#### WHAT TO WORK ON
Below are records; reproduce exactly the lines from the one that has "den : 0.0f;" through the one that has "j < L::NST;", ends included, and nothing more.

#### DATA TO PROCESS
+            acc = fmaf(q[h][1].z, x[j][1].z, acc); acc = fmaf(q[h][1].w, x[j][1].w, acc);
+            av[j][h] = ok ? acc : -INFINITY;
+            mx = fmaxf(mx, av[j][h]);
+          }
+          mx = grp8_max(mx);
+          float den = 0.0f;
+#pragma unroll
+          for (int j = 0; j < SJ; ++j) {
+            const float ev = (av[j][h] == -INFINITY) ? 0.0f : __expf(av[j][h] - mx);
+            av[j][h] = ev;
+            den += ev;
+          }
+          den = grp8_sum(den);
+          const float inv = (den > 0.0f) ? 1.0f / den : 0.0f;
+#pragma unroll
+          for (int j = 0; j < SJ; ++j) av[j][h] *= inv;
+        }
+#pragma unroll
+        for (int j = 0; j < SJ; ++j) {
+          const int sl = sub + 8 * j;
+          if (live && sl < S) {
+#pragma unroll
+            for (int h = 0; h < H; ++h) if (a.attn != nullptr) at[(i * S + sl) * H + h] = av[j][h];
+          }
+        }
+#pragma unroll
+        for (int h = 0; h < H; ++h) {
+          float z[Wd];
+#pragma unroll
+          for (int c = 0; c < Wd; ++c) z[c] = 0.0f;
+#pragma unroll
+          for (int j = 0; j < SJ; ++j) {
+            const float w = av[j][h];
+            if (w != 0.0f) {
+              z[0] = fmaf(w, x[j][0].x, z[0]); z[1] = fmaf(w, x[j][0].y, z[1]); z[2] = fmaf(w, x[j][0].z, z[2]); z[3] = fmaf(w, x[j][0].w, z[3]);
+              z[4] = fmaf(w, x[j][1].x, z[4]); z[5] = fmaf(w, x[j][1].y, z[5]); z[6] = fmaf(w, x[j][1].z, z[6]); z[7] = fmaf(w, x[j][1].w, z[7]);
+              z[8] = fmaf(w, e[j].x, z[8]); z[9] = fmaf(w, e[j].y, z[9]); z[10] = fmaf(w, e[j].z, z[10]); z[11] = fmaf(w, e[j].w, z[11]);
+            }
+          }
+#pragma unroll
+          for (int c = 0; c < Wd; ++c) z[c] = grp8_sum(z[c]);
+          if (live && sub == h) {
+            if (keep_z) {
+              float4* o = reinterpret_cast<float4*>(zc + i * Kp + F + h * Wd);
+              o[0] = make_float4(z[0], z[1], z[2], z[3]);
+              o[1] = make_float4(z[4], z[5], z[6], z[7]);
+              o[2] = make_float4(z[8], z[9], z[10], z[11]);
+            }
+            if constexpr (FUSED) {
+              float4* o = reinterpret_cast<float4*>(zt + ia * TL + F + h * Wd);
+              o[0] = make_float4(z[0], z[1], z[2], z[3]);
+              o[1] = make_float4(z[4], z[5], z[6], z[7]);
+              o[2] = make_float4(z[8], z[9], z[10], z[11]);
+            }
+          }
+        }
+      }
+    }
+    if constexpr (FUSED) {
+      if (it == 0) {
+#pragma unroll
+        for (int j = 0; j < L::NST; ++j) {
+          const int idx = threadIdx.x + j * NW * 64;
+          if (idx < L::NV0) {
+            const int k = idx / (D0 / 4), c4 = idx % (D0 / 4);
+            *reinterpret_cast<float4*>(W0s + (k / 12) * L::WB0 + (k % 12) * D0 + 4 * c4) = stage[j];
+          } else if (idx < L::NV0 + L::NV1) {
+            const int k = (idx - L::NV0) / 24, c4 = (idx - L::NV0) % 24;
+            *reinterpret_cast<float4*>(W1s + (k / 8) * L::WB1 + (k % 8) * 96 + 4 * c4) = stage[j];
+          }
+        }
+        if ((int)threadIdx.x < L::NB) Bs[threadIdx.x] = bstage;
+        __syncthreads();
+      }
+      if (active) {
+        wave_lds_fence();
+#pragma unroll
+        for (int mt = 0; mt < L::MT; ++mt) {
+          const int r0 = mt * 16;
+          float za[12];
+#pragma unroll
+          for (int c = 0; c < 3; ++c) {
+            const float4 v = *reinterpret_cast<const float4*>(zt + (r0 + li) * TL + lq * 12 + 4 * c);
+            za[4 * c] = v.x; za[4 * c + 1] = v.y; za[4 * c + 2] = v.z; za[4 * c + 3] = v.w;
+          }
+          wave_lds_fence();
+#pragma unroll 1
+          for (int ct = 0; ct < D0 / 16; ++ct) {
+            const float b = Bs[ct * 16 + li];
+            f32x4g acc = {b, b, b, b};
+#pragma unroll
+            for (int s = 0; s < 12; ++s)
+              acc = __builtin_amdgcn_mfma_f32_16x16x4f32(za[s], W0s[lq * L::WB0 + s * D0 + ct * 16 + li], acc, 0, 0, 0);
+#pragma unroll
+            for (int r = 0; r < 4; ++r) zt[(r0 + 4 * lq + r) * TL + ct * 16 + li] = fmaxf(acc[r], 0.0f);
+          }
+          wave_lds_fence();
+          float* Xa1 = a.Xa1 + (size_t)g * n * D0;
+#pragma unroll
+          for (int j = 0; j < 16 * D0 / 4 / 64; ++j) {
+            const int idx = lane + 64 * j, row = r0 + idx / (D0 / 4), c4 = idx % (D0 / 4);
+            if (row < n) *reinterpret_cast<float4*>(Xa1 + row * D0 + 4 * c4) = *reinterpret_cast<const float4*>(zt + row * TL + 4 * c4);
+          }
+          if constexpr (NEXT) {
+            float xa[8];
+#pragma unroll
+            for (int c = 0; c < 2; ++c) {
+              const float4 v = *reinterpret_cast<const float4*>(zt + (r0 + li) * TL + lq * 8 + 4 * c);
+              xa[4 * c] = v.x; xa[4 * c + 1] = v.y; xa[4 * c + 2] = v.z; xa[4 * c + 3] = v.w;
+            }
+            float* qt1 = a.qt1 + (size_t)g * n * 96;
+#pragma unroll 1
+            for (int ct = 0; ct < 6; ++ct) {
+              const float b = Bs[D0 + ct * 16 + li];
+              f32x4g acc = {b, b, b, b};
+#pragma unroll
+              for (int s = 0; s < 8; ++s)
+                acc = __builtin_amdgcn_mfma_f32_16x16x4f32(xa[s], W1s[lq * L::WB1 + s * 96 + ct * 16 + li], acc, 0, 0, 0);
+#pragma unroll
+              for (int r = 0; r < 4; ++r) {
+                const int row = r0 + 4 * lq + r;
+                if (row < n) qt1[row * 96 + ct * 16 + li] = acc[r];
+              }
+            }
+          }
+        }
+        wave_lds_fence();
       }
     }
   }
@@ -771,12 +951,35 @@
   }
 }
 
-template <int H, int NPA>
-static bool launch_attn_slot8_sj(const AttnArgs& a, int SJ, int grid, hipStream_t s, bool bwd) {
-#define DGPPO_SJ(J)                                                                                              \
-  case J:                                                                                                        \
-    if (bwd) hipLaunchKernelGGL((attn_bwd_slot8_kernel<H, NPA, J>), dim3(grid), dim3(256), 0, s, a);             \
-    else hipLaunchKernelGGL((attn_fwd_slot8_kernel<H, NPA, J>), dim3(grid), dim3(256), 0, s, a);                 \
+template <int H, int NPA, int SJ, int D0, bool NEXT>
+static int slot8_fused_grid(int G) {
+  constexpr int NW = Slot8Lds<NPA, D0, NEXT>::NW;
+  static thread_local int cap = 0, cap_dev = -1;
+  int dev = 0;
+  if (hipGetDevice(&dev) != hipSuccess) dev = 0;
+  if (cap == 0 || dev != cap_dev) {
+    int per_cu = 0, cus = 256;
+    if (hipOccupancyMaxActiveBlocksPerMultiprocessor(&per_cu, reinterpret_cast<const void*>(&attn_fwd_slot8_kernel<H, NPA, SJ, D0, NEXT>),
+                                                     NW * 64, 0) != hipSuccess || per_cu < 1) per_cu = 1;
+    if (hipDeviceGetAttribute(&cus, hipDeviceAttributeMultiprocessorCount, dev) != hipSuccess || cus < 1) cus = 256;
+    cap = per_cu * cus;
+    cap_dev = dev;
+  }
+  const int blocks = (G + NW - 1) / NW;
+  return blocks < cap ? blocks : cap;
+}
+template <int H, int NPA, int D0, bool NEXT>
+static bool launch_attn_slot8_sj(const AttnArgs& a, int SJ, hipStream_t s, bool bwd) {
+#define DGPPO_SJ(J)                                                                                                        \
+  case J:                                                                                                                  \
+    if constexpr (D0 == 0) {                                                                                               \
+      const int grid = (a.G + 3) / 4;                                                                                      \
+      if (bwd) hipLaunchKernelGGL((attn_bwd_slot8_kernel<H, NPA, J>), dim3(grid), dim3(256), 0, s, a);                     \
+      else hipLaunchKernelGGL((attn_fwd_slot8_kernel<H, NPA, J, 0, false>), dim3(grid), dim3(256), 0, s, a);               \
+    } else {                                                                                                               \
+      hipLaunchKernelGGL((attn_fwd_slot8_kernel<H, NPA, J, D0, NEXT>), dim3(slot8_fused_grid<H, NPA, J, D0, NEXT>(a.G)),   \
+                         dim3(Slot8Lds<NPA, D0, NEXT>::NW * 64), 0, s, a);                                                 \
+    }                                                                                                                      \
     return true;
   switch (SJ) {
     DGPPO_SJ(1) DGPPO_SJ(2) DGPPO_SJ(3) DGPPO_SJ(4) DGPPO_SJ(5) DGPPO_SJ(6) DGPPO_SJ(7) DGPPO_SJ(8)
@@ -785,14 +988,15 @@
 #undef DGPPO_SJ
 }
 static bool attn_slot8_shape(const Topo& t, int F, int H) { return F == 8 && H == 3 && t.n <= 32 && t.S <= 64; }
+template <int D0, bool NEXT>
 static bool launch_attn_slot8(const AttnArgs& a, hipStream_t s, bool bwd) {
   if (!attn_slot8_shape(a.t, a.F, a.H)) return false;
-  const int grid = (a.G + 3) / 4, NPA = (a.t.n + 7) / 8, SJ = (a.t.S + 7) / 8;
+  const int NPA = (a.t.n + 7) / 8, SJ = (a.t.S + 7) / 8;
   switch (NPA) {
-    case 1: return launch_attn_slot8_sj<3, 1>(a, SJ, grid, s, bwd);
-    case 2: return launch_attn_slot8_sj<3, 2>(a, SJ, grid, s, bwd);
-    case 3: return launch_attn_slot8_sj<3, 3>(a, SJ, grid, s, bwd);
-    case 4: return launch_attn_slot8_sj<3, 4>(a, SJ, grid, s, bwd);
+    case 1: return launch_attn_slot8_sj<3, 1, D0, NEXT>(a, SJ, s, bwd);
+    case 2: return launch_attn_slot8_sj<3, 2, D0, NEXT>(a, SJ, s, bwd);
+    case 3: return launch_attn_slot8_sj<3, 3, D0, NEXT>(a, SJ, s, bwd);
+    case 4: return launch_attn_slot8_sj<3, 4, D0, NEXT>(a, SJ, s, bwd);
     default: return false;
   }
 }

#### ANSWER TO THE PROBLEM
+          const float inv = (den > 0.0f) ? 1.0f / den : 0.0f;
+#pragma unroll
+          for (int j = 0; j < SJ; ++j) av[j][h] *= inv;
+        }
+#pragma unroll
+        for (int j = 0; j < SJ; ++j) {
+          const int sl = sub + 8 * j;
+          if (live && sl < S) {
+#pragma unroll
+            for (int h = 0; h < H; ++h) if (a.attn != nullptr) at[(i * S + sl) * H + h] = av[j][h];
+          }
+        }
+#pragma unroll
+        for (int h = 0; h < H; ++h) {
+          float z[Wd];
+#pragma unroll
+          for (int c = 0; c < Wd; ++c) z[c] = 0.0f;
+#pragma unroll
+          for (int j = 0; j < SJ; ++j) {
+            const float w = av[j][h];
+            if (w != 0.0f) {
+              z[0] = fmaf(w, x[j][0].x, z[0]); z[1] = fmaf(w, x[j][0].y, z[1]); z[2] = fmaf(w, x[j][0].z, z[2]); z[3] = fmaf(w, x[j][0].w, z[3]);
+              z[4] = fmaf(w, x[j][1].x, z[4]); z[5] = fmaf(w, x[j][1].y, z[5]); z[6] = fmaf(w, x[j][1].z, z[6]); z[7] = fmaf(w, x[j][1].w, z[7]);
+              z[8] = fmaf(w, e[j].x, z[8]); z[9] = fmaf(w, e[j].y, z[9]); z[10] = fmaf(w, e[j].z, z[10]); z[11] = fmaf(w, e[j].w, z[11]);
+            }
+          }
+#pragma unroll
+          for (int c = 0; c < Wd; ++c) z[c] = grp8_sum(z[c]);
+          if (live && sub == h) {
+            if (keep_z) {
+              float4* o = reinterpret_cast<float4*>(zc + i * Kp + F + h * Wd);
+              o[0] = make_float4(z[0], z[1], z[2], z[3]);
+              o[1] = make_float4(z[4], z[5], z[6], z[7]);
+              o[2] = make_float4(z[8], z[9], z[10], z[11]);
+            }
+            if constexpr (FUSED) {
+              float4* o = reinterpret_cast<float4*>(zt + ia * TL + F + h * Wd);
+              o[0] = make_float4(z[0], z[1], z[2], z[3]);
+              o[1] = make_float4(z[4], z[5], z[6], z[7]);
+              o[2] = make_float4(z[8], z[9], z[10], z[11]);
+            }
+          }
+        }
+      }
+    }
+    if constexpr (FUSED) {
+      if (it == 0) {
+#pragma unroll
+        for (int j = 0; j < L::NST; ++j) {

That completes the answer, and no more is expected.